President Donald Trump signed legislation Wednesday that seeks to punish China for a crackdown on ethnic minorities, even as a new book by former national security adviser John Bolton said the American leader expressed support for the brutal campaign in a private conversation with his Chinese counterpart.
The Uighur Human Rights Policy Act of 2020 passed with overwhelming support from Republicans and Democrats in Congress. Trump signed it with no ceremony, issuing a statement in which he said a sanctions provision intruded on executive authority and he would regard it as non-binding.
Still, Uighur activists see the approval as an important step. It is the first time any government has sought to punish China for a campaign of mass surveillance and detention of Uighurs and other mostly Muslim ethnic groups in the western Xinjiang region.
The bill, which includes sanctions on Chinese officials directly involved in the crackdown, was expected to further inflame already tense relations with China amid the Trump administration's criticism of Beijing's response to the outbreak of the coronavirus.
The signing came as Secretary of State Mike Pompeo was meeting in Hawaii with a senior Chinese diplomat, and as revelations from the soon-to-be-released Bolton book were emerging.

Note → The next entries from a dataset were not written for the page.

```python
class Config(C.Structure):
    _fields_ = [("n", C.c_int), ("rank", C.c_int), ("nranks", C.c_int), ("halo", C.c_int),
                ("jacobi_variant", C.c_int), ("stream", C.c_void_p), ("arena", C.c_void_p),
                ("arena_bytes", C.c_size_t), ("storage", C.c_int)]


TIME_SOURCE, TIME_DIFFUSION, TIME_DIVERGENCE, TIME_PROJECTION, TIME_ADVECTION = range(5)
TIMING_CATEGORIES = ("source", "diffusion", "divergence", "projection", "advection")


class Timing(C.Structure):
    _fields_ = [("jacobi_ms", C.c_double), ("sweeps", C.c_longlong), ("solves", C.c_longlong),
                ("category_ms", C.c_double * 5), ("category_calls", C.c_longlong * 5),
                ("jacobi_launches", C.c_longlong), ("jacobi_field_launches", C.c_longlong),
                ("pressure_ms", C.c_double), ("pressure_sweeps", C.c_longlong)]


EXCHANGE_FN = C.CFUNCTYPE(C.c_int, C.c_void_p, C.c_int, C.POINTER(C.c_int), C.c_int, C.c_int,
                          C.POINTER(C.c_float))

_HOSTF = np.ctypeslib.ndpointer(dtype=np.float32, flags="C_CONTIGUOUS")
_ctx = C.c_void_p
# ... 82 lines not shown
```

### fluidsimulationcuda_amd/csrc/fluid_ctx.h

```cpp
#pragma once
#include <hip/hip_runtime.h>

#include <string>
#include <vector>

#include "../../include/fluid_amd.h"
#include "fluid_kernels.h"

namespace fluid_detail {
int fail(int code, const char* fmt, ...);
int materialize_zero(fluid_ctx* c, int f);
struct RcclExchange;
void rccl_release(RcclExchange* x);
}

#define HIP_TRY(expr)                                                                                      \
    do {                                                                                                   \
        hipError_t e_ = (expr);                                                                            \
        if (e_ != hipSuccess)                                                                              \
            return fluid_detail::fail(e_ == hipErrorOutOfMemory ? FLUID_E_NOMEM : FLUID_E_HIP, "%s: %s",   \
                                      #expr, hipGetErrorString(e_));                                       \
    } while (0)

#define TRY(expr)                        \
// ... 14 lines not shown
};

struct fluid_ctx {
    int n = 0, w = 0, pitch = 0;
    size_t field_floats = 0;
    char* arena = nullptr;
    bool own_arena = false;
    int st = fluid::STORAGE_F32;
    size_t esz = 4;
    hipStream_t stream = nullptr;
    bool own_stream = false;
    hipStream_t stream2 = nullptr;
    hipEvent_t ev_fork = nullptr, ev_join = nullptr;
    bool slab_overlap = true;
    hipStream_t xstream = nullptr;
    hipEvent_t ev_xbegin = nullptr, ev_xdone = nullptr;
    bool xchg_overlap = true;
    unsigned xowed = 0;
    long long split_launches = 0;
    bool early_advect = true;
    float vmax_prev[2] = {-1.0f, -1.0f};
    FieldState field[FLUID_NFIELDS];
    size_t field_bytes = 0;
    unsigned int* d_scalar = nullptr;
    float* d_partials = nullptr;
    unsigned int* tiles = nullptr;
    unsigned int* h_scalar = nullptr;
    hipEvent_t scalar_ready = nullptr;
    int variant = fluid::JACOBI_TB;
    int tb_max_t = 16, tb_rows = 0, num_cu = 256;
    long long tb_min_cells = 0;
    long long tb_t16_min_cells = -1;
    bool fuse_divergence = true;
    bool autotune = true;
    struct Trial { unsigned long long key; int cand; hipEvent_t a, b; };
    std::vector<Trial> trials;
    std::vector<hipEvent_t> free_events;
    bool defer_zero_source = true;
    bool in_halo_exchange = false;
    int tb_nv = 2;
    int tb_edge_pct = 40;
    int fast_div = 2;
    int rank = 0, nranks = 1, own0 = 1, own1 = 1, min_slab = 0, halo = 1;
    bool fuse_add_source = true;
    float pscale = 1.0f;
    fluid_exchange_fn xchg = nullptr;
    void* xchg_user = nullptr;
    fluid_detail::RcclExchange* rccl = nullptr;
    bool timing = false;
    struct Ev { hipEvent_t a, b; int cat; bool pressure; };
    std::vector<Ev> ev_pool;
    size_t ev_used = 0;
    double cat_ms[FLUID_TIMING_CATEGORIES] = {};
    long long cat_calls[FLUID_TIMING_CATEGORIES] = {};
    long long sweeps = 0, pending_sweeps = 0, launches = 0, field_launches = 0;
    double pressure_ms = 0.0;
    long long pressure_sweeps = 0, pending_pressure_sweeps = 0;
    bool in_pressure_solve = false;

    bool valid_field(int id) const { return id >= 0 && id < FLUID_NFIELDS; }
    void* ptr(int id) const { return field[id].ptr; }
    void* row(int id, int r) const { return static_cast<char*>(ptr(id)) + (size_t)r * pitch * esz; }
    int lo_all() const { return own0 - (rank == 0 ? 1 : 0); }
    int hi_all() const { return own1 + (rank == nranks - 1 ? 1 : 0); }
};

// ... 1 lines not shown
```

### fluidsimulationcuda_amd/csrc/fluid_kernels.h

```cpp
#pragma once
#include <hip/hip_runtime.h>

namespace fluid {

constexpr int XOFF = 63;

enum JacobiVariant { JACOBI_STREAM = 0, JACOBI_LDS = 1, JACOBI_NAIVE = 2, JACOBI_TB = 3, JACOBI_VARIANTS = 4 };

enum Storage { STORAGE_F32 = 0, STORAGE_F16 = 1 };
typedef _Float16 half_t;
inline size_t storage_bytes(int st) { return st == STORAGE_F16 ? 2 : 4; }

inline int pitch_for(int n) { return ((XOFF + 1 + 4 * ((n + 3) / 4) + 1) + 63) / 64 * 64; }

struct TbBatch {
    const void* x[3];
    const void* x0[3];
    void* out[3];
    float alpha[3], beta[3];
    double yd[3];
    float hi[3], lo[3];
    const unsigned* tiles[3];
    unsigned tile_thr[3];
    int tile_pitch;
    void* div[3];
    float div_scale;
    int b[3];
    int x_zero[3];
    float x0_inc[3];
    int count;
};

void launch_set_bnd(hipStream_t s, int st, void* f, int pitch, int n, int b);
void launch_add_source(hipStream_t s, int st, void* x, const void* src, int pitch, int row_lo, int row_hi, float dt);
void launch_jacobi(hipStream_t s, int st, int variant, const void* x, const void* x0, void* out, int pitch, int n,
                   int row_lo, int row_hi, float alpha, float beta, int b);
void launch_jacobi_tb(hipStream_t s, int st, int T, int divmode, int nv, const TbBatch& batch, int pitch, int n, int row_lo,
                      int row_hi, int rb, int rb_edge, bool divsrc = false, bool addsrc = false, int hole_lo = 0, int hole_hi = 0);
inline bool jacobi_tb_addsrc_exists(int T, int divmode, int nv) { return nv == 2 && (T == 8 || T == 12 || T == 16) && (divmode == 0 || divmode == 2 || divmode == 5); }
constexpr int kTileRows = 32, kTileCols = 64;
inline int tile_rows(int n) { return (n + kTileRows - 1) / kTileRows; }
inline int tile_pitch(int n) { return (n + kTileCols - 1) / kTileCols; }
struct TileBatch {
    const void* field[3];
    unsigned* tiles[3];
};
void launch_tile_min_abs(hipStream_t s, int st, const TileBatch& tb, int count, int pitch, int n, int row_lo, int row_hi, int tile_pitch);
void launch_validate_div(hipStream_t s, int divmode, float beta, float kbeta, double yd, float hi, float lo, unsigned long long* bad);
void launch_advect(hipStream_t s, int st, void* d, const void* d0, const void* u, const void* v, int pitch, int n,
                   int row_lo, int row_hi, float dt0, int b);
void launch_advect2(hipStream_t s, int st, void* da, const void* d0a, int ba, void* db, const void* d0b, int bb, const void* u,
                    const void* v, int pitch, int n, int row_lo, int row_hi, float dt0);
void launch_divergence(hipStream_t s, int st, const void* u, const void* v, void* p, void* div, int pitch, int n,
                       int row_lo, int row_hi, float h, int write_p, float pscale = 1.0f);
void launch_scale(hipStream_t s, int st, void* x, int pitch, int row_lo, int row_hi, float factor);
constexpr int kMaxPartials = 8192;
void launch_subtract_gradient(hipStream_t s, int st, void* u, void* v, const void* p, int pitch, int n, int row_lo,
                              int row_hi, float h, float* partials = nullptr, unsigned int* max_out = nullptr, float pinv = 1.0f);
void launch_gradient_advect(hipStream_t s, int st, void* u, void* v, const void* p, void* d, const void* d0, int pitch, int n,
                            int row_lo, int row_hi, float h, float dt0, int b, float pinv = 1.0f);
void launch_absmax2(hipStream_t s, int st, const void* u, const void* v, int pitch, int n, int row_lo, int row_hi,
                    unsigned int* result);
void launch_residual(hipStream_t s, int st, const void* x, const void* x0, int pitch, int n, int row_lo, int row_hi,
                     float alpha, float beta, unsigned int* result);

}
```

The former national security adviser said Trump asked at a White House Christmas dinner in 2018 why the U.S. wanted to sanction China over the treatment of the Uighurs, who are ethnically and culturally distinct from the country's majority Han population and are suspected of harboring separatist tendencies.
Bolton wrote that at the opening dinner of the Osaka G-20 meeting in 2019, with only interpreters present, Chinese President Xi Jinping explained the Chinese campaign to Trump.